The total cost of Bronner’s ad? $9,911.00. But hours later, she wrote back, revoking the deal:

“Sorry to say there has [been] a reversal opinion. This has gone up the ladder quite far and our CEO along with the board have come back saying that we cannot accept the ad. We’re concerned about backlash from our members and potentially getting into a battle with the GMO industry.”

A similar set of events happened when he submitted his ad to Nature, a UK-based publication with ad sales operations in the United States. On September 16, an ad sales rep told the Bronner team via email:

“I will have an IO [insert order—the contract for an advertisement] for you once I get the thumbs up from Editorial (usually takes them a day or two). Once that’s signed, he added, I can call and get your credit card information over the phone, [and] then we are all good.”

Instead of following through with this plan, the representative for Nature asked Bronner to instead place his ad in a smaller journal, also with a lower readership, called Nature Biotechnology. After declining the offer and reasserting his desire to have the ad placed in Nature, the company turned him down cold.

The Nature ad rep responded:

“We have to do a detailed process for all ad approvals, especially if the ad is not within specs (our terms and conditions). We have passed on the ad for Nature, that’s why the emails about seeking out other options [i.e., Nature Biotechnology] for you.”

The representative spoke no more with Bronner, nor with Tom Philpott who contacted them in order to write an article about Bronner’s ads being refused.

The main point of all of this? Both of these publications were cowering under a biotech influence.

Science‘s management found it “a little bit controversial,” and worried that “if we allowed that kind of a piece to be printed in Science, then maybe we’d be subject to the GMO world coming after us.”

A representative from the publication added:

” Ironically, it’s not that anyone in the organization disagreed with what it [the ad] said. It’s just that we had to consider that the opposite side of the coin might want to start a war in our magazine.”

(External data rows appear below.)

def model_tile(path: str, g: Geometry, tile: int = 0):
    if path.split("-")[1] != "ieee":
        raise ValueError("bitwise models exist for the per-sample (ieee) tiles")
    x0 = tile_anchor(g, path, tile)
    kind = _per_sample_kind(path)
    if kind == "fp64":
        acc = 0.0
        for u in range(TILE_PER_SAMPLE):
            x = fma64(float(u), g.h, x0)
            acc += recip64(fma64(x, x, 1.0))
        return acc
    lanes = [np.float32(0.0), np.float32(0.0)]
    with np.errstate(all="ignore"):
        x0f, hf, one = np.float32(x0), np.float32(g.h), np.float32(1.0)
        for u in range(TILE_PER_SAMPLE):
            x = fma32(np.float32(u), hf, x0f)
            lanes[u & 1] = np.float32(lanes[u & 1] + recip32(fma32(x, x, one)))
        if kind == "fp32":
            return float(lanes[0]) + float(lanes[1])
        return float(np.float32(lanes[0] + lanes[1]))


def _dpp_sum(v: list, add, steps: int) -> list:
    perms = (lambda i: i ^ 1, lambda i: i ^ 2, lambda i: (i & ~7) | (7 - (i & 7)),
             lambda i: (i & ~15) | (15 - (i & 15)))
    for p in perms[:steps]:
        v = [add(v[i], v[p(i)]) for i in range(len(v))]
    return v


def model_block_sum(lane_values: list, add=lambda a, b: a + b, zero=0.0):
    nw = len(lane_values) // WAVE
    totals = []
    for w in range(nw):
        v = _dpp_sum(list(lane_values[w * WAVE:(w + 1) * WAVE]), add, 4)
        v = [add(v[i], v[(i // 16) * 16 - 1]) if (i // 16) in (1, 3) else v[i] for i in range(WAVE)]
        v = [add(v[i], v[31]) if i >= 32 else v[i] for i in range(WAVE)]
        totals.append(v[63])
    if nw == 1:
        return totals[0]
    r = totals + [zero] * (WAVE - nw)
    return _dpp_sum(r, add, 2 if nw <= 4 else 4)[0]


def model_partials(path: str, g: Geometry, grid: int, block: int = BLOCK) -> list:
    T = tile_len(path)
    if g.count >= T and path.split("-")[1] != "ieee":
        raise ValueError("no bitwise model of a series tile")
    kind = _per_sample_kind(path)
    f32 = kind == "fp32acc"
    zero = np.float32(0.0) if f32 else 0.0
    add = (lambda a, b: np.float32(a + b)) if f32 else (lambda a, b: a + b)
    lanes = grid * block
    ntile = g.count // T
    done = ntile * T
    acc = [zero] * lanes
    for t in range(ntile):
        lane = t % lanes
        v = model_tile(path, g, t)
        acc[lane] = add(acc[lane], np.float32(v) if f32 else v)
    for k in range(g.count - done):
        lane = k % lanes
        v = model_point(path, g, done + k)
        acc[lane] = add(acc[lane], np.float32(v) if f32 else v)
    return [float(model_block_sum(acc[b * block:(b + 1) * block], add, zero)) for b in range(grid)]


def underflow_floor(g: Geometry, fp32: bool) -> float:
    x = g.x_abs_max
    if fp32:
        return 0.0 if x < 2.0 ** 63 else (2.0 ** -149 if x < 1.8e19 else 2.0 ** -127)
    return 0.0 if x < 2.0 ** 511 else (2.0 ** -1074 if x < 1.3e154 else 2.0 ** -1023)


def point_bound(path: str, g: Geometry, vals: np.ndarray, full_tile: bool = True) -> np.ndarray:
    div = path.split("-")[1]
    v = np.abs(np.asarray(vals, dtype=np.float64))
    half_ulp = 0.5 * np.array([math.ulp(t) for t in v]) + underflow_floor(g, False)
    if div == "ieee" or not full_tile:
        rel = coord_rel(g, 2) + U64
        return v * rel * SECOND_ORDER + half_ulp
    h = abs(g.h)
    if div == "series_direct":
        E = seed_residual(path) + 16.0 * h * (1.0 + 16.0 * h)
        rel = coord_rel(g, 2) + U64 + 3.0 * U64 * E + E ** 3 / (1.0 - E)
    elif div == "series":
        E = EM_RAW64 + 192.0 * h * (1.0 + 192.0 * h)
        rel = (coord_rel(g, 2) + U64 + 3.0 * 2.0 ** -54 + 2.0 ** -53
               + 2.0 * U64 * (192.0 * h + (192.0 * h) ** 2) + E ** 3 / (1.0 - E))
    elif div == "series_exact":
        E = EM_RAW64 + 192.0 * h * (1.0 + 192.0 * h)
        off_unit = 2.0 ** -54 if g.x_abs_max + 192.0 * h > 1.0 else 0.0
        rel = (coord_rel(g, 2) + off_unit + 4.0 * U64 * EM_RAW64 + 4.0 * U64 * E + 2.2e-18
               + E ** 3 / (1.0 - E))
    else:
        raise ValueError(path)
    return v * rel * SECOND_ORDER + half_ulp


def point32_bound(g: Geometry, v: float) -> float:
    rel = coord_rel(g, 1, fp32=True) + U32
    return abs(v) * rel * SECOND_ORDER + 0.5 * ulp32(v) + underflow_floor(g, True)


def tile_defn_rel(path: str, g: Geometry) -> float:
    h = abs(g.h)
    T = tile_len(path)
    E = seed_residual(path) + (T / 2) * h * (1.0 + (T / 2) * h)
    if path in ("fp32-series", "fp32acc-series"):
        de = U32 * (EM_NEWTON32 + 287.5 * h + (2 * 9216 + 6400 + 2480) * h * h + 10.0 * E)
        sums = 49.0 * U32 * E
        fold = 2.0 * U64 if path == "fp32-series" else 2.0 * U32 + U64
        rel = (de + sums + E * E / (1.0 - E)) * (1.0 + 2.0 * E) + fold
    elif path == "fp64-series":
        rel = (3.0 * 2.0 ** -54 + 2.0 * U64 * (192.0 * h + (192.0 * h) ** 2)
               + E ** 3 / (1.0 - E)) * (1.0 + 2.0 * E) + 2.0 ** -45 + U64
    elif path == "fp64-series_exact":
        off_unit = 2.0 ** -54 if g.x_abs_max + 192.0 * h > 1.0 else 0.0
        rel = (off_unit + 4.0 * U64 * EM_RAW64 + 2.0 * U64 * E
               + 2.0 * U64 * (192.0 * h) ** 2 / 3.0 + 2.2e-18 + 96.0 * U32 * E * E
               + 2.0 * U64 * E + E ** 3 / (1.0 - E)) * (1.0 + 2.0 * E) + 2.0 * U64
    elif path == "fp64-series_direct":
        rel = (19.0 * U64 * E + 33.0 * U64 * E * E + E ** 3 / (1.0 - E)) * (1.0 + 2.0 * E) + U64
    else:
        raise ValueError(path)
    return rel * SECOND_ORDER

Perhaps she isn’t aware the war has already begun.

Stan Schmidt, an ad rep for Scientific American, which accepted the ad, remarked that his magazine maintains a broader policy on advertorials—it accepts them unless they contain offensive or “wild-eyed” material, and the Bronner ad easily passed the test, he said. Odd, since they also recently bashed GMO labeling as unscientific. That’s a pretty ‘wild-eyed’ claim, but it sided with the biotech industry, so they published the article in full. It wasn’t even an ad, but an editorial.

“I’m concerned how lame and weak the leading scientific publications in the world are being here, although I appreciate Science‘s upfront explanation,” Bronner said. “Science and Nature magazines, like the scientific enterprise in general, are not above the fray.”

 

So, when biotech shills comment on anti-GMO campaigns and try to get consumers to believe we should just keep eating our GMOs, labeled or not, quoting scientific journals that support genetically modified crops – we know who is calling the shots. There is no free and open press. It is all a money game, and biotech has millions to sway ‘science.’

This is one big propaganda campaign. Remember this the next time a ‘scientific’ journal tells you GMOs are good for you. The GMO scientists are the new pushers of Lucky Strikes, this time instead of cancer in a lighted stick, its infertility, gut-wrenching intestinal issues, and DNA alteration in a kernel of GMO corn.